+    for (int i = 0; i < KLOADS; ++i) {
+      const int idx = tid + NT * i, key = idx / (D / 8), c = idx - key * (D / 8);
+      const int j = key & 31;
+      const int row = (key & ~31) + ((j >> 2) & 1) * 16 + 4 * (j >> 3) + (j & 3);
+      *(h8*)(buf + row * LDK + 8 * c) = f.k[i];
+    }
+    if (tid < VTHREADS) {
+      _Float16* vt = buf + KB * LDK + (8 * vc) * LDV + 4 * vkq;
+#pragma unroll
+      for (int e = 0; e < 8; ++e) *(h4*)(vt + e * LDV) = (h4){f.v[0][e], f.v[1][e], f.v[2][e], f.v[3][e]};
+    }
+  };
+  auto process = [&](const _Float16* buf, int key0, bool mask) {
+    const _Float16* kp = buf + (32 * ksp + r) * LDK + 8 * g;
+    const _Float16* vp = buf + KB * LDK + r * LDV + 32 * ksp + 8 * g;
+    h8 ka[KS], kb[KS], vf[ND];
+#pragma unroll
+    for (int ks = 0; ks < KS; ++ks) { ka[ks] = *(const h8*)(kp + 32 * ks); kb[ks] = *(const h8*)(kp + 16 * LDK + 32 * ks); }
+#pragma unroll
+    for (int d = 0; d < ND; ++d) vf[d] = *(const h8*)(vp + 16 * d * LDV);
+#pragma unroll
+    for (int t = 0; t < QT; ++t) {
+      f4 sa = (f4){0.f, 0.f, 0.f, 0.f}, sb = sa;
+#pragma unroll
+      for (int ks = 0; ks < KS; ++ks) { sa = mma16(ka[ks], qf[t][ks], sa); sb = mma16(kb[ks], qf[t][ks], sb); }
+      float p[8];
+#pragma unroll
+      for (int i = 0; i < 4; ++i) { p[i] = sa[i]; p[4 + i] = sb[i]; }
+      if (SEG || mask) {
+#pragma unroll
+        for (int i = 0; i < 8; ++i) {
+          const int j = key0 + 8 * g + i;
+          p[i] = (j >= klo[t] && j < khi[t]) ? p[i] : -INFINITY;
+        }
+      }
+      const int qt0 = q0 + lq0 + 16 * t;
+      if (key0 + 31 >= qt0 - W && key0 <= qt0 + 15 + W) {
+        const int qi = qt0 + r;
+#pragma unroll
+        for (int i = 0; i < 8; ++i) {
+          const int j = key0 + 8 * g + i;
+          const int rp = j - qi + W;
+          if (rp >= 0 && rp < NB && qi < T && j >= klo[t] && j < khi[t]) {
+            p[i] += Bias[(lq0 + 16 * t + r) * NB + rp];
+            Sb[(lq0 + 16 * t + r) * NB + rp] = p[i];
+          }
+        }
+      }
+      float mx = -INFINITY;
+#pragma unroll
+      for (int i = 0; i < 8; ++i) mx = fmaxf(mx, p[i]);
+      mx = qmax4(mx);
+      if (__any(mx > m[t])) {
+        const float mnew = fmaxf(m[t], mx);
+        const float alpha = __builtin_amdgcn_exp2f(m[t] - mnew);
+        l[t] *= (m[t] == mnew) ? 1.f : alpha;
+#pragma unroll
+        for (int d = 0; d < ND; ++d) o[t][d] *= (m[t] == mnew) ? 1.f : alpha;
+        m[t] = mnew;
+      }
+      const float msafe = m[t] == -INFINITY ? 0.f : m[t];
+#pragma unroll
+      for (int i = 0; i < 8; ++i) p[i] = __builtin_amdgcn_exp2f(p[i] - msafe);
+      const h8 pf = (h8){(_Float16)p[0], (_Float16)p[1], (_Float16)p[2], (_Float16)p[3], (_Float16)p[4], (_Float16)p[5], (_Float16)p[6], (_Float16)p[7]};
+#pragma unroll
+      for (int d = 0; d < ND; ++d) o[t][d] = mma16(vf[d], pf, o[t][d]);
+      l[t] += ((p[0] + p[1]) + (p[2] + p[3])) + ((p[4] + p[5]) + (p[6] + p[7]));
+    }
+  };
+  KVR fA, fB;
+  gload(fA, s0);
+  lstore(fA, stage);
+  if (s0 + 1 < ns) gload(fA, s0 + 1);
+  __syncthreads();
+  auto run_stage = [&](int st, const KVR& mine, KVR& other) {
+    _Float16* cur = stage + ((st - s0) & 1) * STAGE;
+    _Float16* nxt = stage + ((st - s0 + 1) & 1) * STAGE;
+    if (st + 2 < ns) gload(other, st + 2);
+    GSV_PIN();
+    const int key0 = st * KB + 32 * ksp;
+    if (key0 + 32 > wlo && key0 < whi) process(cur, key0, st == ns - 1);
+    GSV_PIN();
+    if (st + 1 < ns) lstore(mine, nxt);
+    __syncthreads();
+  };
+  for (int st = s0; st < ns; st += 2) {
+    run_stage(st, fA, fB);
+    if (st + 1 < ns) run_stage(st + 1, fB, fA);
+  }
+#pragma unroll
+  for (int t = 0; t < QT; ++t) {
+#pragma unroll
+    for (int d = 0; d < ND; ++d) *(f4*)&Os[((size_t)ksp * BQ + lq0 + 16 * t + r) * LDO + d * 16 + 4 * g] = o[t][d];
+    float lt = l[t];
+    lt += __shfl_xor(lt, 16, 64);
+    lt += __shfl_xor(lt, 32, 64);
+    if (g == 0) { Ms[ksp * BQ + lq0 + 16 * t + r] = m[t]; Ls[ksp * BQ + lq0 + 16 * t + r] = lt; }
+  }
+  __syncthreads();
+  for (int it = tid; it < BQ * (D / 4); it += NT) {
+    const int qq = it / (D / 4), d4 = (it % (D / 4)) * 4;
+    if (q0 + qq >= T) continue;
+    const float mt = fmaxf(fmaxf(Ms[qq], Ms[BQ + qq]), fmaxf(Ms[2 * BQ + qq], Ms[3 * BQ + qq]));
+    float den = 0.f;
+    f4 acc = (f4){0.f, 0.f, 0.f, 0.f};
+#pragma unroll
+    for (int w = 0; w < KSPL; ++w) {
+      const float e = __builtin_amdgcn_exp2f(Ms[w * BQ + qq] - mt);
+      den += e * Ls[w * BQ + qq];
+      acc += *(const f4*)&Os[((size_t)w * BQ + qq) * LDO + d4] * e;
+    }
+#pragma unroll
+    for (int rr = 0; rr < NB; ++rr) {
+      const float pw = __builtin_amdgcn_exp2f(Sb[qq * NB + rr] - mt);
+      const f4 rv = *(const f4*)(rel_v + rr * D + d4);
+      acc += rv * pw;
+    }
+    const float inv = 1.f / den;
+    *(h4*)(out + (long long)(q0 + qq) * ldo + head * D + d4) =
+        (h4){(_Float16)(acc[0] * inv), (_Float16)(acc[1] * inv), (_Float16)(acc[2] * inv), (_Float16)(acc[3] * inv)};
+  }
+}
+
+template <bool SEG>
+static int launch_flash_rel96_tiled(const void* q, int ldq, const void* k, int ldk, const void* v, int ldvv, int T, int heads, float scale,
+                                    const float* rel_k, const float* rel_v, void* out, int ldo, hipStream_t s, const int* kr) {
+  static bool attr = false;
+  if (!attr) {
+    GSV_HIP(hipFuncSetAttribute((const void*)flash_rel96_tiled_f16_kernel<SEG>, hipFuncAttributeMaxDynamicSharedMemorySize,
+                                (int)rel96::LDS_BYTES));
+    attr = true;
+  }
+  hipLaunchKernelGGL(flash_rel96_tiled_f16_kernel<SEG>, dim3(cdiv(T, rel96::BQ), heads), dim3(rel96::NT), rel96::LDS_BYTES, s,
+                     (const _Float16*)q, ldq, (const _Float16*)k, ldk, (const _Float16*)v, ldvv, T, scale, rel_k, rel_v, (_Float16*)out, ldo, kr);
+  GSV_HIP(hipGetLastError());
+  return GSV_OK;
+}
+
 int launch_flash_rel96_f16(const void* q, int ldq, const void* k, int ldk, const void* v, int ldvv, void* vt_buf, int T, int heads,
                            float scale, const float* rel_k, const float* rel_v, void* out, int ldo, hipStream_t s, const int* kr) {
   GSV_REQUIRE(T >= 1 && heads >= 1 && rel_k && rel_v, "flash_rel96: bad argument");
   GSV_REQUIRE(ldq % 8 == 0 && ldk % 8 == 0 && ldo % 4 == 0 && ((uintptr_t)q % 16) == 0 && ((uintptr_t)k % 16) == 0 && ((uintptr_t)out % 8) == 0 &&
               ((uintptr_t)rel_v % 16) == 0, "flash_rel96: operands must be 16-byte aligned with leading dims multiple of 8");
+  static const bool v1 = getenv("GSV_FLASH_REL96_V1") && atoi(getenv("GSV_FLASH_REL96_V1")) != 0;
+  if (!v1) {
+    GSV_REQUIRE(ldvv % 8 == 0 && ((uintptr_t)v % 16) == 0, "flash_rel96: v must be 16-byte aligned with a leading dim multiple of 8");
+    GSV_REQUIRE(heads <= 65535, "flash_rel96: %d heads exceed the grid", heads);
+    if (kr) return launch_flash_rel96_tiled<true>(q, ldq, k, ldk, v, ldvv, T, heads, scale, rel_k, rel_v, out, ldo, s, kr);
+    return launch_flash_rel96_tiled<false>(q, ldq, k, ldk, v, ldvv, T, heads, scale, rel_k, rel_v, out, ldo, s, kr);
+  }
+  GSV_REQUIRE(vt_buf, "flash_rel96: the first-generation kernel needs its V^T scratch");
   const int ldv = (T + 31) / 32 * 32;
   hipLaunchKernelGGL(vt96_kernel, dim3(ldv / 32, 3, heads), dim3(256), 0, s, (const _Float16*)v, ldvv, T, ldv, (_Float16*)vt_buf);
   constexpr int QT = 2;
diff --git a/gpt-sovits_amd/csrc/engine.h b/gpt-sovits_amd/csrc/engine.h
--- a/gpt-sovits_amd/csrc/engine.h
+++ b/gpt-sovits_amd/csrc/engine.h
@@ -15,7 +15,7 @@
 
 struct AttnLayerW { Conv qkv, o; float *rel_k = nullptr, *rel_v = nullptr; float *g1 = nullptr, *b1 = nullptr, *g2 = nullptr, *b2 = nullptr; Conv f1, f2; };
 struct WNW { std::vector<Conv> in, res; std::vector<float*> in_bias_eff; Conv cond; };
-struct FlowW { Conv pre, post; WNW wn; };
+struct FlowW { Conv pre, post, pre_r, post_r; WNW wn; };
 
 struct VocAct { float *alpha = nullptr, *beta = nullptr; };
 struct GenW {
diff --git a/gpt-sovits_amd/csrc/ops.hip b/gpt-sovits_amd/csrc/ops.hip
--- a/gpt-sovits_amd/csrc/ops.hip
+++ b/gpt-sovits_amd/csrc/ops.hip
@@ -257,6 +257,13 @@
   const int H = heads * 96;
   return gsv::launch_flash_rel96_f16(qkv, 3 * H, (const _Float16*)qkv + H, 3 * H, (const _Float16*)qkv + 2 * H, 3 * H, vt_scratch, T, heads,
                                      scale, rel_k, rel_v, out, H, (hipStream_t)stream);
+}
+
+int gsv_op_flash_rel96_seg(const void* qkv, int T, int heads, float scale, const float* rel_k, const float* rel_v, void* vt_scratch,
+                           void* out, const int32_t* kr, gsv_stream_t stream) {
+  const int H = heads * 96;
+  return gsv::launch_flash_rel96_f16(qkv, 3 * H, (const _Float16*)qkv + H, 3 * H, (const _Float16*)qkv + 2 * H, 3 * H, vt_scratch, T, heads,
+                                     scale, rel_k, rel_v, out, H, (hipStream_t)stream, kr);
 }
 
 int gsv_op_conv1d(const gsv_conv_desc* d, int dtype, gsv_stream_t stream) {
diff --git a/gpt-sovits_amd/csrc/vits.hip b/gpt-sovits_amd/csrc/vits.hip
--- a/gpt-sovits_amd/csrc/vits.hip
+++ b/gpt-sovits_amd/csrc/vits.hip
@@ -208,14 +208,6 @@
   long long t = i / H; int c = (int)(i - t * H);
   float a = to_f(y[t * 2 * H + c]), b = to_f(y[t * 2 * H + H + c]);
   x[i] = (T)(to_f(x[i]) + a * (1.f / (1.f + expf(-b))));
-}
-
-template <typename T>
-__global__ void flip_channels_kernel(const T* __restrict__ src, long long n, int C, T* __restrict__ dst) {
-  long long i = (long long)blockIdx.x * blockDim.x + threadIdx.x;
-  if (i >= n) return;
-  long long t = i / C; int c = (int)(i - t * C);
-  dst[i] = src[t * C + (C - 1 - c)];
 }
 
 __device__ __forceinline__ unsigned long long mix64(unsigned long long x) {
@@ -892,11 +884,25 @@
     GSV_RC(make_conv(h, "ssl_proj", SSL, SSL, 2, true, &h->top_ssl_proj));
   }
   if (c.flavor == 0) {
+    GSV_REQUIRE((IC / 2 * esz(h)) % 16 == 0, "vits: inter_channels / 2 must keep the upper half of z 16-byte aligned");
     for (int fi = 0; fi < 4; ++fi) {
       FlowW& f = h->flows[fi];
       const std::string p = "flow.flows." + std::to_string(2 * fi);
       GSV_RC(make_conv(h, p + ".pre", H, IC / 2, 1, true, &f.pre));
       GSV_RC(make_conv(h, p + ".post", IC / 2, H, 1, true, &f.post));
+      if (fi & 1) {
+        const int half = IC / 2;
+        std::vector<float> pw, pb, qw, qb;
+        if (!fetch(h, p + ".pre.weight", (size_t)H * half, H, pw) || !fetch(h, p + ".pre.bias", H, H, pb) ||
+            !fetch(h, p + ".post.weight", (size_t)half * H, half, qw) || !fetch(h, p + ".post.bias", half, half, qb))
+          return GSV_ERR_ARG;
+        std::vector<float> pwr(pw.size()), qwr(qw.size()), qbr(qb.size());
+        GSV_RC(gsv_vits_flow_reversed_operands(H, half, pw.data(), qw.data(), qb.data(), pwr.data(), qwr.data(), qbr.data()));
+        h->staged[p + ".pre_r.weight"] = pwr; h->staged[p + ".pre_r.bias"] = pb;
+        h->staged[p + ".post_r.weight"] = qwr; h->staged[p + ".post_r.bias"] = qbr;
+        GSV_RC(make_conv(h, p + ".pre_r", H, half, 1, true, &f.pre_r));
+        GSV_RC(make_conv(h, p + ".post_r", half, H, 1, true, &f.post_r));
+      }
       GSV_RC(make_wn(h, p + ".enc", 4, H, GIN, &f.wn));
     }
     const int UIC = c.upsample_initial_channel;
@@ -992,9 +998,8 @@
   float* stats;
   GSV_RC(need(h, "stats", (size_t)F * 2 * IC * 4, (void**)&stats));
   { ConvOpt of; of.out_f32 = 1; GSV_RC(conv(h, s, h->proj, y, H, F, stats, F, of)); }
-  void *z, *zf, *hb, *xin, *acts, *wout;
+  void *z, *hb, *xin, *acts, *wout;
   GSV_RC(need(h, "z", (size_t)F * IC * es, &z));
-  GSV_RC(need(h, "zf", (size_t)F * IC * es, &zf));
   GSV_RC(need(h, "wn_h", (size_t)F * H * es, &hb));
   GSV_RC(need(h, "wn_xin", (size_t)F * 2 * H * es, &xin));
   GSV_RC(need(h, "wn_acts", (size_t)F * H * es, &acts));
@@ -1002,22 +1007,19 @@
   GSV_LAUNCH(zp_kernel<T>, dim3(nblk((long long)F * IC)), dim3(256), 0, s, stats, F, IC, noise, noise_scale, (unsigned long long)seed, (T*)z,
              seg_f, sr ? sr->start : nullptr, sr ? sr->noff : nullptr, sr ? sr->seeds : nullptr, sr ? sr->post->Fn : 0);
   const int half = IC / 2;
+  bool rev = false;
   for (int fi = 3; fi >= 0; --fi) {
     FlowW& f = h->flows[fi];
-    GSV_LAUNCH(flip_channels_kernel<T>, dim3(nblk((long long)F * IC)), dim3(256), 0, s, (const T*)z, (long long)F * IC, IC, (T*)zf);
-    std::swap(z, zf);
+    rev = !rev;
+    GSV_REQUIRE(!rev || (f.pre_r.w && f.post_r.w), "vits: flow %d has no reversed operands", fi);
     ConvOpt om; om.row_seg = seg_f;
-    GSV_RC(conv(h, s, f.pre, z, IC, F, hb, F, om));
+    GSV_RC(conv(h, s, rev ? f.pre_r : f.pre, (const T*)z + (rev ? half : 0), IC, F, hb, F, om));
     GSV_RC(run_wn<T>(h, s, f.wn, F, hb, xin, acts, wout, sr, h->voice_off_in + (size_t)fi * 4 * 2 * H, F));
-    ConvOpt op; op.scale = -1.f; op.accumulate = 1; op.ldy = IC; op.y_col0 = half; op.row_seg = seg_f;
-    GSV_RC(conv(h, s, f.post, wout, H, F, z, F, op));
-  }
+    ConvOpt op; op.scale = -1.f; op.accumulate = 1; op.ldy = IC; op.y_col0 = rev ? 0 : half; op.row_seg = seg_f;
+    GSV_RC(conv(h, s, rev ? f.post_r : f.post, wout, H, F, z, F, op));
+  }
+  GSV_REQUIRE(!rev, "vits: the flow must leave z in its logical channel order");
   h->lastF = F;
-  {
-    void* zkeep;
-    GSV_RC(need(h, "z_keep", (size_t)F * IC * es, &zkeep));
-    GSV_HIP(hipMemcpyAsync(zkeep, z, (size_t)F * IC * es, hipMemcpyDeviceToDevice, s));
-  }
   GSV_HIP(hipEventRecord(h->ev[1], s));
   void* gb[5];
   GSV_RC(gen_buffers(h, h->gen, "g", F, gb));
@@ -1123,6 +1125,19 @@
   return seg_gap(*cfg);
 }
 
+int gsv_vits_flow_reversed_operands(int hidden, int half, const float* pre_w, const float* post_w, const float* post_b, float* pre_w_rev,
+                                    float* post_w_rev, float* post_b_rev) {
+  GSV_REQUIRE(hidden >= 1 && half >= 1 && pre_w && post_w && post_b && pre_w_rev && post_w_rev && post_b_rev,
+              "vits_flow_reversed_operands: bad argument");
+  for (int o = 0; o < hidden; ++o)
+    for (int j = 0; j < half; ++j) pre_w_rev[(size_t)o * half + j] = pre_w[(size_t)o * half + (half - 1 - j)];
+  for (int j = 0; j < half; ++j) {
+    for (int i = 0; i < hidden; ++i) post_w_rev[(size_t)j * hidden + i] = post_w[(size_t)(half - 1 - j) * hidden + i];
+    post_b_rev[j] = post_b[half - 1 - j];
+  }
+  return GSV_OK;
+}
+
 int gsv_vits_segment_map(const gsv_vits_config* cfg, int n, const int* code_lens, const int* phone_lens, int level, int32_t* seg,
                          int64_t cap, int64_t* rows) {
   return gsv_vits_segment_map_speed(cfg, n, code_lens, phone_lens, nullptr, level, seg, cap, rows);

···

Your instructions: Using the records above, set down exactly the lines from the one with "-1123,6 +1125,19 @@" through the one with "float* post_w_rev, float*", inclusive, and nothing more.

Written response:
@@ -1123,6 +1125,19 @@
   return seg_gap(*cfg);
 }
 
+int gsv_vits_flow_reversed_operands(int hidden, int half, const float* pre_w, const float* post_w, const float* post_b, float* pre_w_rev,
+                                    float* post_w_rev, float* post_b_rev) {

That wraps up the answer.